Fairy G pulled out all the stops to provide Cindy with the resources to grab ol’ Moneybags’ attention. The glass slipper and magic curfew were rather calculated additions to the ensemble; FG knew that ’Rella couldn’t keep track of time and that the whole evening would end in a mad dash down a glass-grabbing staircase. Bippity boppity BAM: Princey was dazzled and had an enchanted shoe to help him track down Small Toe Cindy. Without magic accessories from a certain someone, Cinderella would still be singing into soap bubbles and dictating her memoir for the mice to transcribe.
http://mattmcguire.ca/tag/metadata-api/ 2. PUMBAA (& TIMON, BUT TO A LESSER DEGREE) tinidazole uk from The Lion King
So here’s the dealio: Simba raced out of the Pride Lands with zero plans. The little hairball was toast as soon as he stepped beyond the light’s jurisdiction. Pumbaa and Timon saved Simba from dehydration and buzzards, thus saving the entire plot. (Side note: it’s pretty sad that Simba lacked the gumption to roll to his right just a little where a luscious jungle of treats awaited.)
Major props go to Pumbaa for fighting for Simba. Timon was not a particularly generous guy when it came to adopting a carnivorous invalid. Without Pumbaa’s naiveté and inexplicable desire for a pet, Simba would have rotted in the desert while Pride Rock crumbled under Scar’s tyrannical ineptitude. A few savvy lionesses would have escaped under Nala and Sarabi’s lead, but the circle of life would have been tragically disrupted. At the end when the animals are bowing down to Simba, they should know that while he might be the hottest one there, he never would have been a hero without Pumbaa (and Timon, I guess).
3. KING TRITON’S DISAPPROVAL from The Little Mermaid
What pushes teenagers to meet with questionable witches and embark on impulsive, species-altering adventures? Their parents’ disapproval, that’s what. Fueled by King Triton’s icy stare and rude expectations for her to be grateful for anything ever, Ariel snuck away to change her species for a chance to giggle at a man who she saw on a boat one time.
THANK POSEIDON for King Triton’s disapproval of the human world and desire for Ariel to keep her born identity as a mermaid. If he had been like “Yes, daughter, please alter your physical appearance by whatever means necessary and abandon all of the wondrous opportunities and merpeople who raised you,” Ariel would have been like, “Ugh you’re making it too easy on me, Dad. Never mind.” And that would have been that.

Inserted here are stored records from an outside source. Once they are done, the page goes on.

struct zka_ctx : Lane {
  int device = 0;
  std::vector<std::unique_ptr<Lane>> extra;
  int nlanes = 3;
  DevBuf ring_in, ring_m;
  Lane& lane(int i) { return i == 0 ? *this : *extra[i - 1]; }
  int tom_w = 22, tom_nwin = 12;
  int chunk = 4096;
  int host_chunk = 2048;
  volatile uint32_t* progress = nullptr;
  uint32_t progress_cap = 0;
  int agg = 1;
  int agg_c = 0;
  uint64_t agg_pass = 0, agg_fail = 0;
  std::mutex stat_mu;
  std::mutex copy_mu;
  int agg_c_last = 0;
  bool tape_split = true;
  int p256_hw = 20;
  FixedTable g8;
  FixedTable gw;
  FixedTable tg;
  DevBuf tg_bytes;
  DevBuf lag;
  int lag_n = -1;
};

struct zka_params {
  zka_ctx* ctx = nullptr;
  uint32_t sec_level = 80;
  FixedTable h8;
  int h_w = 20;
  FixedTable th;
  uint8_t h_nist[65];
  uint8_t h_proof[WP];
};

struct zka_rings {
  zka_ctx* ctx = nullptr;
  uint32_t R = 0;
  std::vector<uint32_t> size;
  std::vector<int> depth;
  DevBuf ring_m, ring_base, ring_size, ring_depth;
  DevBuf lag;
};

namespace {

int fail(zka_ctx* ctx, int code, const std::string& msg) {
  if (ctx) ctx->err = msg;
  return code;
}
template <class Fn>
int guarded(zka_ctx* ctx, Fn&& body) {
  try {
    return body();
  } catch (const std::exception& e) {
    return fail(ctx, ZKA_E_CUDA, e.what());
  }
}

template <class Src>
void agg_msm(Stream& st, Cursor A, const Src& src, const AggPlan& pl, const uint32_t* ctl, const uint32_t** rootA,
             const uint32_t** rootB) {
  const AggDigits& D = pl.D;
  const int nwin = D.nwin, nb = D.nb, nseg = (nb + 1 + AGG_SEG - 1) / AGG_SEG;
  const size_t cap = (size_t)src.slots();
  uint32_t* hist = A.take<uint32_t>((size_t)nwin * (nb + 1));
  uint32_t* bstart = A.take<uint32_t>((size_t)nwin * (nb + 2));
  uint32_t* segtot = A.take<uint32_t>((size_t)nwin * nseg);
  uint32_t* sorted = A.take<uint32_t>((size_t)nwin * cap);
  uint32_t* bsum = A.take<uint32_t>((size_t)nwin * nb * Src::PTW);
  dev_memset(st, hist, 0, (size_t)nwin * (nb + 1) * 4);
  launch(st, (long long)cap, AggHistTask<Src>{src, D, ctl, hist});
  launch(st, (long long)nwin * nseg, AggSegSumTask{ctl, hist, segtot, nb, nseg});
  launch(st, nwin, AggSegScanTask{ctl, segtot, nseg});
  launch(st, (long long)nwin * nseg, AggOffsetsTask{ctl, segtot, hist, bstart, nb, nseg});
  launch(st, (long long)cap, AggScatterTask<Src>{src, D, ctl, hist, sorted, cap});
  launch(st, (long long)nwin * nb, AggBucketTask<Src>{src, ctl, bstart, sorted, bsum, cap, nb});
  const uint32_t *inA = bsum, *inB = nullptr;
  int nin = nb, ll = 0;
  for (int lv = 0; lv < pl.levels; lv++) {
    const int nout = nin >> pl.lm[lv];
    uint32_t* oA = A.take<uint32_t>((size_t)nwin * nout * Src::PTW);
    uint32_t* oB = A.take<uint32_t>((size_t)nwin * nout * Src::PTW);
    launch(st, (long long)nwin * nout, AggLevelTask<Src>{ctl, inA, inB, oA, oB, nin, pl.lm[lv], ll, nwin, D.top_shift});
    inA = oA; inB = oB; nin = nout; ll += pl.lm[lv];
  }
  *rootA = inA;
  *rootB = inB;
}

int ceil_log2(uint32_t v) {
  int n = 0;
  while ((1ull << n) < v) n++;
  return n;
}


static int g_norm_slots = 132 * 4;
static bool g_norm_model = true;
inline int norm_chunk_for(long long count, int per_point = 11) {
  if (!g_norm_model) {
    long long c = count / 100000;
    if (c < 8) c = 8;
    if (c > NORM_CHUNK_MAX) c = NORM_CHUNK_MAX;
    return (int)c;
  }
  int best = 8;
  long long best_cost = -1;
  for (int c = 8; c <= NORM_CHUNK_MAX; c++) {
    const long long threads = (count + c - 1) / c, ctas = (threads + 127) / 128;
    const long long waves = (ctas + g_norm_slots - 1) / g_norm_slots;
    const long long cost = waves * ((long long)per_point * c + 70);
    if (best_cost < 0 || cost < best_cost) { best_cost = cost; best = c; }
  }
  return best;
}
inline void launch_p256_norm(Stream& st, const uint32_t* proj, uint32_t* aff, uint8_t* bytes, uint8_t* inf, long long count) {
  if (count <= 0) return;
  const int ch = norm_chunk_for(count, bytes ? 7 : 5);
  launch(st, (count + ch - 1) / ch, P256NormTask{proj, aff, bytes, inf, (int)count, ch});
}
inline void launch_tom_norm(Stream& st, const uint32_t* proj, uint32_t* aff, uint8_t* bytes, long long count, int e2,
                            int aff_mod = 1, int aff_lim = 1, int stride = 0) {
  if (count <= 0) return;
  const int ch = norm_chunk_for(count);
  if (stride == 0) stride = e2 ? TOM_E2_WORDS : TOM_PROJ_WORDS;
  launch(st, (count + ch - 1) / ch, TomNormTask{proj, aff, bytes, (int)count, ch, e2, aff_mod, aff_lim, stride});
}

void build_p256_tab(zka_ctx* ctx, const uint32_t* base_aff_dev, FixedTable& out, int w) {
  Stream& st = ctx->st;
  const int nwin = fb_windows(w);
  const size_t E = (size_t)fb_entries(w), count = (size_t)nwin * E;
  DevBuf pows, rows;
  uint32_t* d_pows = pows.get<uint32_t>((size_t)nwin * P256_PROJ_WORDS);
  uint32_t* d_rows = rows.get<uint32_t>(count * P256_PROJ_WORDS);
  out.tab = out.buf.get<uint32_t>(count * P256_AFF_WORDS);
  launch(st, 1, P256PowsTask{base_aff_dev, nullptr, d_pows, 1, nwin, w});
  if (w > 9) {
    DevBuf hi;
    const int nh = 1 << (w - 9);
    uint32_t* d_hi = hi.get<uint32_t>((size_t)nwin * nh * P256_PROJ_WORDS);
    launch(st, nwin, P256RowsHiTask{d_pows, d_hi, d_rows, w});
    launch(st, (long long)nwin * nh, P256RowsLoTask{d_pows, d_hi, d_rows, w});
    sync(st);
  } else {
    launch(st, nwin, P256RowsTask{d_pows, d_rows, w});
  }
  launch_p256_norm(st, d_rows, out.tab, nullptr, nullptr, (long long)(count));
  sync(st);
}
#if defined(ZKA_PG_WAR256)
void build_tom_tab(zka_ctx* ctx, const uint32_t* base_aff_dev, FixedTable& out) {
  Stream& st = ctx->st;
  const int w = ctx->tom_w, nwin = fb_windows(w);
  const size_t E = (size_t)fb_entries(w), count = (size_t)nwin * E;
  DevBuf pows, rows;
  uint32_t* d_pows = pows.get<uint32_t>((size_t)nwin * P256_PROJ_WORDS);
  uint32_t* d_rows = rows.get<uint32_t>(count * P256_PROJ_WORDS);
  out.tab = out.buf.get<uint32_t>(count * TOM_PRE_WORDS);
  launch(st, 1, WarPowsTask{base_aff_dev, nullptr, d_pows, 1, nwin, w});
  if (w > 9) {
    DevBuf hi;
    const int nh = 1 << (w - 9);
    uint32_t* d_hi = hi.get<uint32_t>((size_t)nwin * nh * P256_PROJ_WORDS);
    launch(st, nwin, WarRowsHiTask{d_pows, d_hi, d_rows, w});
    launch(st, (long long)nwin * nh, WarRowsLoTask{d_pows, d_hi, d_rows, w});
    sync(st);
  } else {
    launch(st, nwin, WarRowsTask{d_pows, d_rows, w});
  }
  {
    const int ch = norm_chunk_for((long long)count, 5);
    launch(st, ((long long)count + ch - 1) / ch, WarNormTask{d_rows, out.tab, nullptr, nullptr, (int)count, ch});
  }
  sync(st);
}
#else
void build_tom_tab(zka_ctx* ctx, const uint32_t* base_aff_dev, FixedTable& out) {
  Stream& st = ctx->st;
  const int w = ctx->tom_w, nwin = ctx->tom_nwin;
  const size_t ne = (size_t)fb_entries(w), count = (size_t)nwin * ne;
  DevBuf pows, rows;
  uint32_t* d_pows = pows.get<uint32_t>((size_t)nwin * 36);
  uint32_t* d_rows = rows.get<uint32_t>(count * TOM_PROJ_WORDS);
  out.tab = out.buf.get<uint32_t>(count * TOM_PRE_WORDS);
  launch(st, 1, TomPowsTask{base_aff_dev, d_pows, 1, nwin, w});
  if (w > 9) {
    DevBuf hi;
    const int nh = 1 << (w - 9);
    uint32_t* d_hi = hi.get<uint32_t>((size_t)nwin * nh * 36);
    launch(st, nwin, TomRowsHiTask{d_pows, d_hi, d_rows, w});
    launch(st, (long long)nwin * nh, TomRowsLoTask{d_pows, d_hi, d_rows, w});
    sync(st);
  } else {
    launch(st, nwin, TomRowsTask{d_pows, d_rows, w});
  }
  launch(st, (long long)(count + 15) / 16, TomTabE2Task{d_rows, out.tab, (int)count});
  sync(st);
}

#endif

template <class T>
const T* stage_in(Stream& st, DevBuf& buf, const T* p, size_t count) {
  if (!p || count == 0) return p;
  if (is_device_ptr(p)) return p;
  T* d = buf.get<T>(count);
  copy_h2d(st, d, p, count * sizeof(T));
  return d;
}

template <class T>
struct Output {
  T* dst;
  size_t width;
  bool dev;
  Output(T* p, size_t width) : dst(p), width(width), dev(is_device_ptr(p)) {}
  T* rows(DevBuf& stage, uint32_t b0, size_t rows) const { return dev ? dst + b0 * width : stage.get<T>(rows * width); }
  void copy_back(Stream& st, uint32_t b0, const T* d, size_t rows) const {
    if (!dev) copy_d2h(st, dst + b0 * width, d, rows * width * sizeof(T));
  }
  void copy_back_2d(Stream& st, uint32_t b0, const T* d, size_t rows, size_t bytes) const {
    if (!dev) copy_d2h_2d(st, dst + b0 * width, width * sizeof(T), d, width * sizeof(T), bytes, rows);
  }
};

std::vector<uint32_t> chunk_schedule(uint32_t B, uint32_t cmax, int lanes, bool taper) {
  std::vector<uint32_t> off{0};
  auto r32 = [](uint32_t v) { return v < 32 ? std::max<uint32_t>(v, 1) : ((v + 31) & ~31u); };
  if (lanes > 1) {
    uint32_t per = r32((B + (uint32_t)lanes - 1) / (uint32_t)lanes);
    cmax = std::min(cmax, std::max<uint32_t>(per, 256));
  }
  uint32_t done = 0;
  auto push = [&](uint32_t n) { n = std::min(n, B - done); if (n) { done += n; off.push_back(done); } };
  if (taper && cmax >= 1024 && B >= 3 * cmax) {
    const uint32_t q = r32(cmax / 4), h = r32(cmax / 2);
    push(q);
    push(h);
    const uint32_t mid = B - done - (h + q);
    const uint32_t nm = (mid + cmax - 1) / cmax;
    const uint32_t each = r32((mid + nm - 1) / nm);
    for (uint32_t i = 0; i + 1 < nm; i++) push(each);
    push(B - done - (h + q));
    push(h);
    push(q);
  } else {
    const uint32_t nk = (B + cmax - 1) / cmax;
    const uint32_t each = r32((B + nk - 1) / nk);
    while (done < B) push(each);
  }
  return off;
}

#if !defined(ZKA_HOSTSIM)
void CUDART_CB progress_cb(void* p) { *reinterpret_cast<volatile uint32_t*>(p) = 1u; }
void notify_progress(Stream& st, volatile uint32_t* flag) { ZK_CUDA_CHECK(cudaLaunchHostFunc(st.s, progress_cb, (void*)flag)); }
#else
void notify_progress(Stream&, volatile uint32_t* flag) { *flag = 1u; }
#endif

template <class Fn>
void run_lanes(zka_ctx* ctx, int used, Fn fn) {
  if (used <= 1) { fn(0); return; }
  std::vector<std::thread> th;
  std::vector<std::exception_ptr> errs((size_t)used);
  for (int li = 1; li < used; li++)
    th.emplace_back([&, li] {
      try {
#if !defined(ZKA_HOSTSIM)
        ZK_CUDA_CHECK(cudaSetDevice(ctx->device));
#endif
        fn(li);
      } catch (...) {
        errs[(size_t)li] = std::current_exception();
      }
    });
  try { fn(0); } catch (...) { errs[0] = std::current_exception(); }
  for (auto& t : th) t.join();
  for (auto& e : errs)
// ... 28 lines not shown
    skip(v.s_in, 32); skip(v.q_in, 65); skip(v.seeds, 32); skip(v.tape, tape_stride);
    skip(v.proofs, proof_stride); skip(v.proof_len, 1); skip(v.status, 1);
    return v;
  }
};
struct VerifyRows {
  const uint8_t *msg_hash{}, *proofs{}, *tape{}, *seeds{}, *q_ext{};
  const uint32_t *proof_len{}, *ring_of{};
  size_t proof_stride{}, tape_stride{};
  uint8_t* ok{}; int32_t* status{};
  VerifyRows() = default;
  VerifyRows(const uint8_t* proofs, size_t stride, const uint32_t* len, uint8_t* ok, int32_t* status)
      : proofs(proofs), proof_len(len), proof_stride(stride), ok(ok), status(status) {}
  VerifyRows at(size_t r0) const {
    VerifyRows v = *this;
    auto skip = [r0](auto*& p, size_t width) { if (p) p += r0 * width; };
    skip(v.msg_hash, 32); skip(v.proofs, proof_stride); skip(v.proof_len, 1); skip(v.tape, tape_stride); skip(v.seeds, 32);
    skip(v.ring_of, 1); skip(v.q_ext, NP); skip(v.ok, 1); skip(v.status, 1);
    return v;
  }
};

struct RingSrc {
  const uint8_t* ring; uint32_t N;
  const zka_rings* set; int n;
  static RingSrc one(const uint8_t* ring, uint32_t N) { return {ring, N, nullptr, ceil_log2(N)}; }
  static RingSrc pass(const zka_rings* set, int n) { return {nullptr, 0, set, n}; }
  static RingSrc none(int n) { return {nullptr, 2, nullptr, n}; }
  const uint32_t* prepare(zka_ctx* ctx, bool lagrange) const {
    if (!set && !ring) return nullptr;
    if (set) return (const uint32_t*)set->ring_m.p;
    const uint32_t* ring_m = prep_ring(ctx, ctx->st, ring, N, n, lagrange);
    sync(ctx->st);
    return ring_m;
  }
  template <class Ctx>
  void fill(Ctx& c, const uint32_t* ring_m, const uint32_t* ring_of) const {
    c.ring_m = ring_m;
    if (!set) return;
    c.ring_of = ring_of;
    c.ring_base = (const uint32_t*)set->ring_base.p;
    c.ring_depth = (const uint32_t*)set->ring_depth.p;
    if constexpr (std::is_same<Ctx, ProveCtx>::value) {
      c.ring_size = (const uint32_t*)set->ring_size.p;
      c.gk_lag = (uint32_t*)set->lag.p;
    }
  }
};

template <class Check, class Pass>
int ring_passes(zka_ctx* ctx, const RingSrc& ring, const uint32_t* ring_of, uint32_t B, Check check, Pass pass) {
  if (ring.set && ring.set->ctx != ctx) return fail(ctx, ZKA_E_ARG, "ring set of another context");
  if (B == 0) return 0;
  return guarded(ctx, [&] {
    if (!ring.set) {
      if (ring.N < 2 || ring.N > (1u << 20)) return fail(ctx, ZKA_E_ARG, "ring size must be in [2, 2^20]");
      const int rc = check(ring.n);
      return rc ? rc : pass(ring);
    }
    std::vector<uint32_t> h(B);
    if (is_device_ptr(ring_of)) {
      copy_d2h(ctx->st, h.data(), ring_of, (size_t)B * 4);
      sync(ctx->st);
    } else {
      memcpy(h.data(), ring_of, (size_t)B * 4);
    }
    const std::vector<int>& depth = ring.set->depth;
    int nmax = 0;
    for (uint32_t b = 0; b < B; b++) {
      if (h[b] >= ring.set->R) return fail(ctx, ZKA_E_ARG, "ring_of[i] >= number of rings in the set");
      nmax = std::max(nmax, depth[h[b]]);
    }
    const int rc = check(nmax);
    return rc ? rc : pass(RingSrc::pass(ring.set, nmax));
  });
}

int gk_blocks(int n) { return 1 << (n - gk_block_bits(n)); }

ProveCtx prove_ctx(const zka_ctx* ctx, const zka_params* P, int B, int S, int N, int n) {
  ProveCtx c;
  memset(&c, 0, sizeof(c));
  c.B = B; c.S = S; c.N = N; c.n = n;
  c.tom_w = ctx->tom_w; c.tom_nwin = ctx->tom_nwin;
  c.g_tab8 = ctx->g8.tab; c.h_tab8 = P->h8.tab; c.h_w = P->h_w;
  c.g_tabw = ctx->gw.tab; c.g_w = ctx->p256_hw;
  c.tg_tab = ctx->tg.tab; c.th_tab = P->th.tab;
  c.tg_bytes = (const uint8_t*)ctx->tg_bytes.p;
  c.gk_lag = (uint32_t*)ctx->lag.p;
  return c;
}
VerifyCtx verify_ctx(const zka_ctx* ctx, const zka_params* P, int B, int S, int N, int n, int K, int mode) {
  VerifyCtx c;
  memset(&c, 0, sizeof(c));
  c.B = B; c.S = S; c.N = N; c.n = n; c.K = K; c.mode = mode;
  c.tom_w = ctx->tom_w; c.tom_nwin = ctx->tom_nwin;
  c.g_tab8 = ctx->g8.tab; c.h_tab8 = P->h8.tab; c.h_w = P->h_w;
  c.tg_tab = ctx->tg.tab; c.th_tab = P->th.tab;
  c.tg_bytes = (const uint8_t*)ctx->tg_bytes.p;
  return c;
}

void prove_store1(Stream& st, const ProveCtx& c) {
  const long long n1 = (long long)c.B * (2 + 2 * c.S);
  launch(st, n1, JobsATask{c});
  launch(st, n1, TomCommitTask{c.s1_jv, c.s1_jr, c.tg_tab, c.th_tab, c.s1_proj, c.tom_w, c.tom_nwin});
  launch_tom_norm(st, c.s1_proj, c.s1_aff, c.s1_bytes, n1, 1);
}
void prove_items_gk(Stream& st, const ProveCtx& c, uint32_t* gext, bool items, bool gk) {
  const long long M = c.M, nj = M * JOBS_PER_ITEM, nd = M * DERS_PER_ITEM;
  const long long Bn = (long long)c.B * c.n, ng = 4 * Bn;
  const int nblk = gk_blocks(c.n);
  const size_t g0 = c.s2_gk(0, 0);
  if (items) {
    launch(st, (M + ITEM_INV_CHUNK - 1) / ITEM_INV_CHUNK, ItemInvTask{c});
    launch(st, M, ItemScalarsTask{c});
  }
  if (gk) {
    launch(st, Bn, GkJobsTask{c});
    launch(st, Bn * nblk, GkPolyTask{c});
    if (nblk > 1) launch(st, Bn, GkPolyReduceTask{c});
    launch(st, Bn, GkCdJobsTask{c});
  }
  if (items) {
    launch(st, M * GJOBS_PER_ITEM, TomCommitGTask{c.s2_jv, c.tg_tab, gext, c.tom_w, c.tom_nwin});
    launch(st, nj, TomCommitHTask{c.s2_jr, c.th_tab, gext, c.s2_proj, c.tom_w, c.tom_nwin});
  }
  if (gk)
    launch(st, ng, TomCommitTask{c.s2_jv + g0 * 8, c.s2_jr + g0 * 8, c.tg_tab, c.th_tab, c.s2_proj + g0 * TOM_E2_WORDS, c.tom_w,
                                 c.tom_nwin});
  if (items) {
    launch_tom_norm(st, c.s2_proj, c.s2_aff, c.s2_bytes, nj, 1, JOBS_PER_ITEM, 2);
    launch(st, M, DerivedTask{c});
    launch_tom_norm(st, c.s2_proj + nj * TOM_E2_WORDS, nullptr, c.s2_bytes + nj * BSTRIDE, nd, 0, 1, 1, TOM_E2_WORDS);
  }
  if (gk) launch_tom_norm(st, c.s2_proj + g0 * TOM_E2_WORDS, nullptr, c.s2_bytes + g0 * BSTRIDE, ng, 1);
  if (items) {
    launch(st, M * HASHES_PER_ITEM, ItemHashTask{c});
    launch(st, M * 7, ItemEmitTask{c});
  }
}
void verify_gk(Stream& st, const VerifyCtx& c, uint32_t* gk_offs) {
  const int nblk = gk_blocks(c.n), ngk = 4 * c.n + 1;
  if (nblk > 1) launch(st, (long long)c.B * nblk, VGkSumTask{c});
  launch(st, c.B, VGkTask{c});
  launch(st, (long long)c.B * ngk, VGkOffsetsTask{c, gk_offs});
}

}

extern "C" {

int zka_version(void) { return 1; }

const char* zka_last_error(const zka_ctx* ctx) { return ctx ? ctx->err.c_str() : "null context"; }

uint64_t zka_launch_count(const zka_ctx* ctx) {
  if (!ctx) return 0;
  uint64_t n = ctx->st.launches + ctx->aux[0].launches + ctx->aux[1].launches;
  for (const auto& l : ctx->extra) n += l->st.launches + l->aux[0].launches + l->aux[1].launches;
  return n;
}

4. THAT UNNAMED WITCH from Beauty and the Beast
Remember that super cool intro where an enchantress beast-ifies the prince for being a f*ckboi? We completely forget all about the witch when Belle’s all like “Bonjour! Books! My dad is clinically insane, but I Iove him! Gaston, get the f*ck away from me!” We mistakenly believe that Belle’s actions thrust her into a weird, fairytale-type situation at the enchanted castle. Truth is, if The Beast had just been The Prince, there’s no way he would have trapped Belle inside his castle until she loved him. At least I hope not.
Anyway, due to the witch’s spell, the Beast was angsty and cursed and ripe for a fairytale ending. Somehow, Belle came to love him, and we’re like YAY Belle, you saw him for what’s inside (although he looked pretty sexy as a beast tbh). However, none of this would have happened if that enchantress had just shrugged and been like “Ok, a**hole, I’m going to try the castle down the road.”
5. ALL REFLECTIVE SURFACES IN THE VICINITY from Mulan
Alright, I’ll be the one to say it: if it wasn’t for the reflective surfaces in Mulan’s immediate line of sight, that girl never would have noticed the disparity between her physical appearance and her immortal soul.
In a world without mirrors (or water and daggers that act uncannily like mirrors), Mulan would have been forced into a loveless, disappointing marriage while the Chinese dynasty crumbled and her aging father died in a pointless war. Shout out to the mirrors, because you turned a bride-to-be into a country-saving, gender-empowering, short-hair-repping warrior.